Sometimes you acquire a company for the assets and sometimes you do it for the talent. Today Workday announced it was buying Rallyteam, a San Francisco startup that helps companies keep talented employees by matching them with more challenging opportunities in-house.

The companies did not share the purchase price or the number of Rallyteam employees who would be joining Workday .

In this case, Workday appears to be acquiring the talent. It wants to take the Rallyteam team and incorporate it into the company’s engineering unit to beef up its machine learning efforts, while taking advantage of the expertise it has built up over the years connecting employees with interesting internal projects.

“With Rallyteam, we gain incredible team members who created a talent mobility platform that uses machine learning to help companies better understand and optimize their workforces by matching a worker’s interests, skills and connections with relevant jobs, projects, tasks and people,” Workday’s Cristina Goldt wrote in a blog post announcing the acquisition.

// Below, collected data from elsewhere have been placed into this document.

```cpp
template <int T, bool RST> struct TileShape { static constexpr int TX = T, TY = (RST && T == 32) ? 28 : T; };
template <int S, int T, bool RST> struct TileThreads { static constexpr int NT = 256; };
template <int S, int T, bool HAS_ALPHA, bool RST = false, bool CHUNKED = false>
__global__ __launch_bounds__((TileThreads<S, T, RST>::NT)) __attribute__((amdgpu_waves_per_eu((TileThreads<S, T, RST>::NT == 384 ? 3 : 2)))) void k_gsrb_tile(DV v,
    FP fp, const double *__restrict__ pin, double *__restrict__ pout,
                                                   suhmo_phys_t ph, TileGeom g)
{
    constexpr int TX = TileShape<T, RST>::TX, TY = TileShape<T, RST>::TY;
    constexpr int HX = 2 * S + (RST ? 2 : 0), HY = 2 * S + (RST ? 1 : 0);
    constexpr int LX = TX + 2 * HX, LY = TY + 2 * HY, NP = LX / 2, NPAIR = NP * LY;
    constexpr int NT = TileThreads<S, T, RST>::NT, NK = (NPAIR + NT - 1) / NT;
    constexpr int PAD = LX + 2;
    __shared__ double lds_raw[LY * LX + 2 * PAD];
    double *const lds = lds_raw + PAD;
    __shared__ double lq[RST ? TY * TX : 1];
    int tl = blockIdx.x;
    if (g.order) {
// ... 560 lines not shown
```

### suhmo_amd/csrc/suhmo_level.hip

```cpp
#include "suhmo_hier.h"
#include "suhmo_level_int.h"
#include <algorithm>
#include <cstdarg>
#include <cmath>
#include <initializer_list>

static thread_local char g_err[512] = "";
void suhmo_set_error(const char *fmt, ...)
{
    va_list ap; va_start(ap, fmt); vsnprintf(g_err, sizeof(g_err), fmt, ap); va_end(ap);
}
extern "C" const char *suhmo_last_error(void) { return g_err; }
#include <atomic>
#include <chrono>
#include <map>
#include <mutex>
namespace {
std::atomic<int> g_timer_mode{-1};
std::mutex g_timer_mu;
struct TimerRec { long count = 0; double total = 0.0; };
std::map<std::string, TimerRec> g_timers;
inline double now_s() { return std::chrono::duration<double>(std::chrono::steady_clock::now().time_since_epoch()).count(); }
inline int timer_mode()
{
// ... 108 lines not shown
{
    ARG(out && desc);
    ARG(desc->nx >= 2 && desc->ny >= 2 && desc->dx > 0 && desc->dy > 0);
    ARG(desc->ny_global >= desc->ny && desc->j0 >= 0 && desc->j0 + desc->ny <= desc->ny_global);
    ARG(desc->i0 >= 0 && (desc->nx_global == 0 ? desc->i0 == 0 : desc->i0 + desc->nx <= desc->nx_global));
    ARG(desc->i0 % 2 == 0);
    ARG(desc->patch_ny == 0 || (desc->nx_global > 0 && desc->patch_j0 <= desc->j0 && desc->j0 + desc->ny <= desc->patch_j0 + desc->patch_ny));
    ARG((long)(desc->nx + 64) * (long)(desc->ny + 2 * (desc->halo_rows < 1 ? 1 : desc->halo_rows)) < (1L << 31));
    int ndev = 0;
    HIPCHK(hipGetDeviceCount(&ndev));
    if (ndev <= 0) { suhmo_set_error("no HIP device: the product path has no CPU fallback"); return -3; }
    ARG(desc->device >= 0 && desc->device < ndev);
    HIPCHK(hipSetDevice(desc->device));
    suhmo_level *L = new suhmo_level();
    L->desc = *desc; L->ph = desc->phys; L->device = desc->device;
    L->ex = nullptr; L->ar = nullptr; L->ar2 = nullptr; L->ard = nullptr; L->user = nullptr; L->ex_begin = nullptr; L->ex_end = nullptr; L->rccl = nullptr;
        L->ipc = nullptr; L->ipc_owner = 0; L->faces_deferred = 0; L->gap = nullptr; L->gap_dt = 0.0; L->prof_on = 0; L->gsrb_variant = -1; L->fused_hc = 0;
    L->bcoef_fused = 1;
    L->bcoef_tile_x = 62;
    L->fused_nt = 64;
    L->fused_restrict = 1;
    L->gsrb_tile = 1; L->tile_t = 0; L->tile_s = 4;
    L->tile_max_cells = 3000000;
    L->fas_rhs_in_relax = 3;
    L->tile_chunks = 1;
    L->tile_order = 2; L->tile_restrict = 0;
    L->tile_strips = 1;
    L->overlap_halo = 1; L->xstream = nullptr; L->xev[0] = L->xev[1] = nullptr; L->overlapped = 0;
    L->strips_rhs_local = 1;
    L->fas_rhs_fused = 1;
    L->agg_min_cells = 100000; L->agg_depth = 0; L->agg_world = 1; L->agg_rank = 0; L->agg = nullptr; L->ag = nullptr; L->ag_user = nullptr;
    L->agg_send = L->agg_recv = nullptr; L->agg_cap = 0; L->agg_gathers = 0; L->agg_static_stale = 0;
    L->frhs_stream = L->frhs_tile = 0;
    L->resout_np = 0;
    L->resout_req = L->resout_armed = L->resout_done = 0; L->resout_rhs = nullptr; L->resout_count = 0; L->resid_in_relax = 1;
    L->graph_max_cells = 1500000; L->gstream = nullptr; memset(L->vgraph_seen, 0, sizeof(L->vgraph_seen));
    L->fused_min_cells = 1000000;
    L->skip_mask = 1; L->poll_readback = 1;
    L->bottom_solver = 0; L->bottom_one_launch_max_cells = 16384;
    L->bottom_ctr = nullptr; L->bottom_host_iters = L->bottom_host_solves = 0;
    {
        struct IntKnob { const char *env; int suhmo_level::*field; };
        struct LongKnob { const char *env; long suhmo_level::*field; };
        static const IntKnob ints[] = {
            {"SUHMO_GSRB_VARIANT", &suhmo_level::gsrb_variant}, {"SUHMO_FUSED_HC", &suhmo_level::fused_hc}, {"SUHMO_BCOEF_FUSED", &suhmo_level::bcoef_fused},
            {"SUHMO_BCOEF_TILE_X", &suhmo_level::bcoef_tile_x}, {"SUHMO_FUSED_NT", &suhmo_level::fused_nt}, {"SUHMO_OVERLAP_HALO", &suhmo_level::overlap_halo},
            {"SUHMO_STRIPS_RHS_LOCAL", &suhmo_level::strips_rhs_local}, {"SUHMO_FAS_RHS_FUSED", &suhmo_level::fas_rhs_fused},
            {"SUHMO_RESID_IN_RELAX", &suhmo_level::resid_in_relax}, {"SUHMO_TILE_STRIPS", &suhmo_level::tile_strips}, {"SUHMO_TILE_CHUNKS", &suhmo_level::tile_chunks},
            {"SUHMO_TILE_RESTRICT", &suhmo_level::tile_restrict}, {"SUHMO_TILE_ORDER", &suhmo_level::tile_order}, {"SUHMO_FAS_RHS_IN_RELAX", &suhmo_level::fas_rhs_in_relax},
            {"SUHMO_TILE_S", &suhmo_level::tile_s}, {"SUHMO_GSRB_TILE", &suhmo_level::gsrb_tile}, {"SUHMO_TILE_T", &suhmo_level::tile_t},
            {"SUHMO_FUSED_RESTRICT", &suhmo_level::fused_restrict}, {"SUHMO_SKIP_MASK", &suhmo_level::skip_mask}, {"SUHMO_POLL_READBACK", &suhmo_level::poll_readback}};
        static const LongKnob longs[] = {
            {"SUHMO_AGG_MIN_CELLS", &suhmo_level::agg_min_cells}, {"SUHMO_TILE_MAX_CELLS", &suhmo_level::tile_max_cells},
            {"SUHMO_GRAPH_MAX_CELLS", &suhmo_level::graph_max_cells}, {"SUHMO_FUSED_MIN_CELLS", &suhmo_level::fused_min_cells},
            {"SUHMO_BOTTOM_ONE_LAUNCH_MAX_CELLS", &suhmo_level::bottom_one_launch_max_cells}};
        for (const IntKnob &k : ints) if (const char *e = getenv(k.env)) L->*(k.field) = atoi(e);
        for (const LongKnob &k : longs) if (const char *e = getenv(k.env)) L->*(k.field) = atol(e);
        L->fas_rhs_fused = L->fas_rhs_fused != 0;
        if (L->tile_order < 0 || L->tile_order > 2) L->tile_order = 0;
        if (L->tile_t != 16 && L->tile_t != 32) L->tile_t = 0;
    }
    if (desc->boxes && desc->nbox > 0) {
        L->boxes.assign(desc->boxes, desc->boxes + 4 * (size_t)desc->nbox);
    } else {
        int mb = desc->max_box > 0 ? desc->max_box : 64;
        for (int bj = 0; bj * mb < desc->ny; bj++)
            for (int bi = 0; bi * mb < desc->nx; bi++) {
                int lo0 = desc->i0 + bi * mb, lo1 = desc->j0 + bj * mb;
                int hi0 = std::min(lo0 + mb, desc->i0 + desc->nx) - 1, hi1 = std::min(lo1 + mb, desc->j0 + desc->ny) - 1;
                int b[4] = {lo0, lo1, hi0, hi1};
                L->boxes.insert(L->boxes.end(), b, b + 4);
            }
    }
    L->desc.boxes = nullptr;
    L->desc.nbox = (int)(L->boxes.size() / 4);
    {
        long cells = 0;
        for (size_t k = 0; k < L->boxes.size(); k += 4) {
            const int *b = &L->boxes[k];
            if (b[0] < desc->i0 || b[2] >= desc->i0 + desc->nx || b[1] < desc->j0 || b[3] >= desc->j0 + desc->ny || b[0] > b[2] || b[1] > b[3]) {
                suhmo_set_error("box %zu outside the strip", k / 4); delete L; return -1;
            }
            cells += (long)(b[2] - b[0] + 1) * (b[3] - b[1] + 1);
        }
        if (cells != (long)desc->nx * desc->ny) { suhmo_set_error("boxes do not tile the level"); delete L; return -1; }
    }
    L->ndepth = 1;
    for (int dep = 1; dep < SUHMO_MAXDEPTH; dep++) {
        if (!boxes_coarsenable(L->boxes, (1 << dep) * 2)) break;
        if ((desc->j0 % (1 << dep)) || (desc->ny_global % (1 << dep))) break;
        if ((desc->i0 % (2 << dep)) || (desc->nx_global % (1 << dep))) break;
        L->ndepth = dep + 1;
    }
// ... 63 lines not shown
    for (int dep = 0; dep < L->ndepth; dep++) make_dv(L->d[dep].v, L->desc, dep);
    suhmo_level_drop_graphs(L);
    return 0;
}
extern "C" int suhmo_level_set_alpha_beta(suhmo_level_t *L, double alpha, double beta)
{
    ARG(L);
    L->desc.alpha = alpha; L->desc.beta = beta;
    if (L->agg) { int rc = suhmo_level_set_alpha_beta(L->agg, alpha, beta); if (rc) return rc; }
    return remake_views(L);
}
extern "C" int suhmo_level_set_bc(suhmo_level_t *L, const suhmo_bc_t *bc)
{
    ARG(L && bc);
    for (int d = 0; d < 2; d++)
        if ((bc->periodic[d] != 0) != (L->desc.bc.periodic[d] != 0)) { suhmo_set_error("setBC cannot change the periodicity of the domain"); return -1; }
    for (int d = 0; d < 2; d++) for (int s = 0; s < 2; s++) ARG(bc->type[d][s] == 0 || bc->type[d][s] == 1);
    L->desc.bc = *bc;
    if (L->agg) { int rc = suhmo_level_set_bc(L->agg, bc); if (rc) return rc; }
    return remake_views(L);
}
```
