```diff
@@ -503,10 +560,14 @@
     const int have_nn = i_nn < count_x;
     i_cur = i_next;
     rec_cur = rec_next;
-#pragma unroll
-    for (int d = 0; d < D; d++)
-#pragma unroll
-      for (int r = 0; r < R; r++) pd[d][r] = pn[d][r];
+    if (WIDE) {
+      restage(pw, pd);
+    } else {
+#pragma unroll
+      for (int d = 0; d < D; d++)
+#pragma unroll
+        for (int r = 0; r < R; r++) pd[d][r] = pn[d][r];
+    }
     rec_next = load_rec(have_nn ? i_nn : i_next);
     i_next = i_nn;
     have_next = have_nn;
```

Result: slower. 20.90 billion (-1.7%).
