int build_shadow_world_tree(hiprz_ctx* c, const std::vector<hiprz_instance>& dinst, DScene& d) {
    d.shadow_nodes64 = nullptr, d.shadow_order = nullptr, d.shadow_root = RZ_END;
    const std::vector<uint32_t>& members = c->world_members;
    if (!c->shadow_tree || members.empty() || members.size() > 160u) return HIPRZ_OK;
    std::vector<uint32_t> rec, order;
    build_shadow_tree(dinst, members, rec, order);
    (void)hipSetDevice(c->device);
    RZ_HIP(c, c->shadow_nodes64.resize(rec.size()));
    RZ_HIP(c, c->shadow_order.resize(order.size()));
    RZ_HIP(c, hipStreamSynchronize(c->stream));
    RZ_HIP(c, hipMemcpy(c->shadow_nodes64.ptr, rec.data(), rec.size() * sizeof(uint32_t), hipMemcpyHostToDevice));
    RZ_HIP(c, hipMemcpy(c->shadow_order.ptr, order.data(), order.size() * sizeof(uint32_t), hipMemcpyHostToDevice));
    d.shadow_nodes64 = reinterpret_cast<const float4*>(c->shadow_nodes64.ptr), d.shadow_order = c->shadow_order.ptr, d.shadow_root = 0u;
    return HIPRZ_OK;
}


int copy_scene(hiprz_ctx* c, const hiprz_scene& sc, const PackedScene& packed, bool device_trees) {
    (void)hipSetDevice(c->device);
    RZ_HIP(c, c->hot.assign(packed.blob.data(), packed.blob.size(), c->stream));
    RZ_HIP(c, c->node_skip.assign(packed.skip.data(), packed.skip.size(), c->stream));
    if (device_trees) {
        hiprz_node unused{};
        unused.meta = HIPRZ_NODE_LEAF;
        std::vector<hiprz_node> all(packed.node_capacity, unused);
        std::copy(packed.nodes.begin(), packed.nodes.end(), all.begin());
        RZ_HIP(c, c->dev_nodes.assign(reinterpret_cast<const uint8_t*>(all.data()), all.size() * sizeof(hiprz_node), c->stream));
        RZ_HIP(c, hipStreamSynchronize(c->stream));
    }
    RZ_HIP(c, c->nodes64.assign(packed.nodes64.data(), packed.nodes64.size(), c->stream));
    RZ_HIP(c, c->textures.assign(sc.textures, sc.n_textures, c->stream));
    RZ_HIP(c, c->texels.assign(sc.texels, sc.texel_bytes, c->stream));
    RZ_HIP(c, c->spot_lights.assign(sc.spot_lights, sc.n_spot_lights, c->stream));
    RZ_HIP(c, c->direct_lights.assign(sc.direct_lights, sc.n_direct_lights, c->stream));
    RZ_HIP(c, hipStreamSynchronize(c->stream));
    return HIPRZ_OK;
}

void bind_tunables(hiprz_ctx* c, DScene& d, uint32_t n_lights) {
    d.walk_k = env_u32("HIPRZ_WALK_K", 4u), d.walk_l = env_u32("HIPRZ_WALK_L", 8u);
    d.walk_h = env_u32("HIPRZ_WALK_H", 65u);
    d.sort_variant = env_u32("HIPRZ_SORT_KEY", sort_variant_for(c, n_lights));
    d.shadow_variant = env_u32("HIPRZ_SHADOW_KEY", 0x500u);
    d.walk_advance = env_u32("HIPRZ_WALK_ADVANCE", 1u);
    d.world_advance = env_u32("HIPRZ_WORLD_ADVANCE", 8u);
}

void bind_scene(hiprz_ctx* c, const ChosenTrees& trees, const PackedScene& packed, const SceneCheck& chk) {
    const hiprz_scene& sc = trees.scene;
    DScene& d = c->dscene;
    c->stack_entries = chk.world_depth + chk.mesh_depth + 2u;
    d.world_stack_entries = chk.world_depth + 1u;
    d.mesh_stack_entries = chk.mesh_depth + 1u;
    d.off_nodes = packed.off_nodes, d.off_tlas_order = packed.off_tlas_order, d.off_instances = packed.off_instances, d.off_tris = packed.off_tris;
    d.off_tri_attrs = packed.off_tri_attrs, d.off_materials = packed.off_materials, d.off_inst_materials = packed.off_inst_materials;
    d.hot_bytes = uint32_t(packed.blob.size());
    d.hot = reinterpret_cast<const float4*>(c->hot.ptr);
    d.nodes = reinterpret_cast<const float4*>(trees.device_trees() ? c->dev_nodes.ptr : c->hot.ptr + d.off_nodes);
    d.tlas_order = reinterpret_cast<const uint32_t*>(c->hot.ptr + d.off_tlas_order);
    d.instances = reinterpret_cast<const float4*>(c->hot.ptr + d.off_instances);
    d.tris = reinterpret_cast<const float4*>(c->hot.ptr + d.off_tris);
    d.tri_attrs = reinterpret_cast<const float4*>(c->hot.ptr + d.off_tri_attrs);
    d.materials = reinterpret_cast<const float4*>(c->hot.ptr + d.off_materials);
    d.inst_materials = reinterpret_cast<const int32_t*>(c->hot.ptr + d.off_inst_materials);
    d.fast_div = packed.fast_div ? 1u : 0u;
    d.textures = reinterpret_cast<const float4*>(c->textures.ptr);
    d.texels = c->texels.ptr;
    d.spot_lights = reinterpret_cast<const float4*>(c->spot_lights.ptr);
    d.direct_lights = reinterpret_cast<const float4*>(c->direct_lights.ptr);
    d.n_instances = sc.n_instances;
    d.tlas_root = packed.tlas_root;
    d.node_skip = c->node_skip.ptr;
    std::memcpy(d.bounds_min, packed.bounds_min, 12), std::memcpy(d.bounds_scale, packed.bounds_scale, 12);
    d.top_count = std::min<uint32_t>(uint32_t(packed.nodes.size()), kTopCacheNodes);
    d.nodes64 = reinterpret_cast<const float4*>(c->nodes64.ptr);
    d.n_spot_lights = sc.n_spot_lights;
    d.n_direct_lights = sc.n_direct_lights;
    bind_tunables(c, d, sc.n_spot_lights + sc.n_direct_lights);
    c->n_nodes = sc.n_nodes;
    c->flat_world = packed.flat_world;
    c->n_textures = sc.n_textures;
    c->lds_scene = size_t(d.hot_bytes) + size_t(c->stack_entries) * 1024u + BinnedLds::kFixedBytes <= kLdsSceneLimit;
    c->scene_tree = trees.tree;
    if (trees.own_trees) c->lds_scene = false;
    c->n_tris = sc.n_tris, c->n_tlas_order = sc.n_tlas_order;
    c->device_meshes.clear(), c->instance_mesh.clear();
    c->world_members = packed.world_members;
}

Rallyteam, which was founded in 2013, and launched at TechCrunch Disrupt San Francisco in September 2014, helps employees find interesting internal projects that might otherwise get outsourced. “I knew there were opportunities that existed [internally] because as a manager, I was constantly outsourcing projects even though I knew there had to be people in the company that could solve this problem,” Rallyteam’s Huan Ho told TechCrunch’s Frederic Lardinois at the launch. Rallyteam was a service designed to solve this issue.

Last fall the company raised $8.6 million led by Norwest Ventures with participation from Storm Ventures, Cornerstone OnDemand and Wilson Sonsini.

Workday provides a SaaS platform for human resources and finance, so the Rallyteam approach fits nicely within the scope of the Workday business. This is the 10th acquisition for Workday and the second this year.

Chart: Crunchbase

Workday raised over $230 million before going public in 2012.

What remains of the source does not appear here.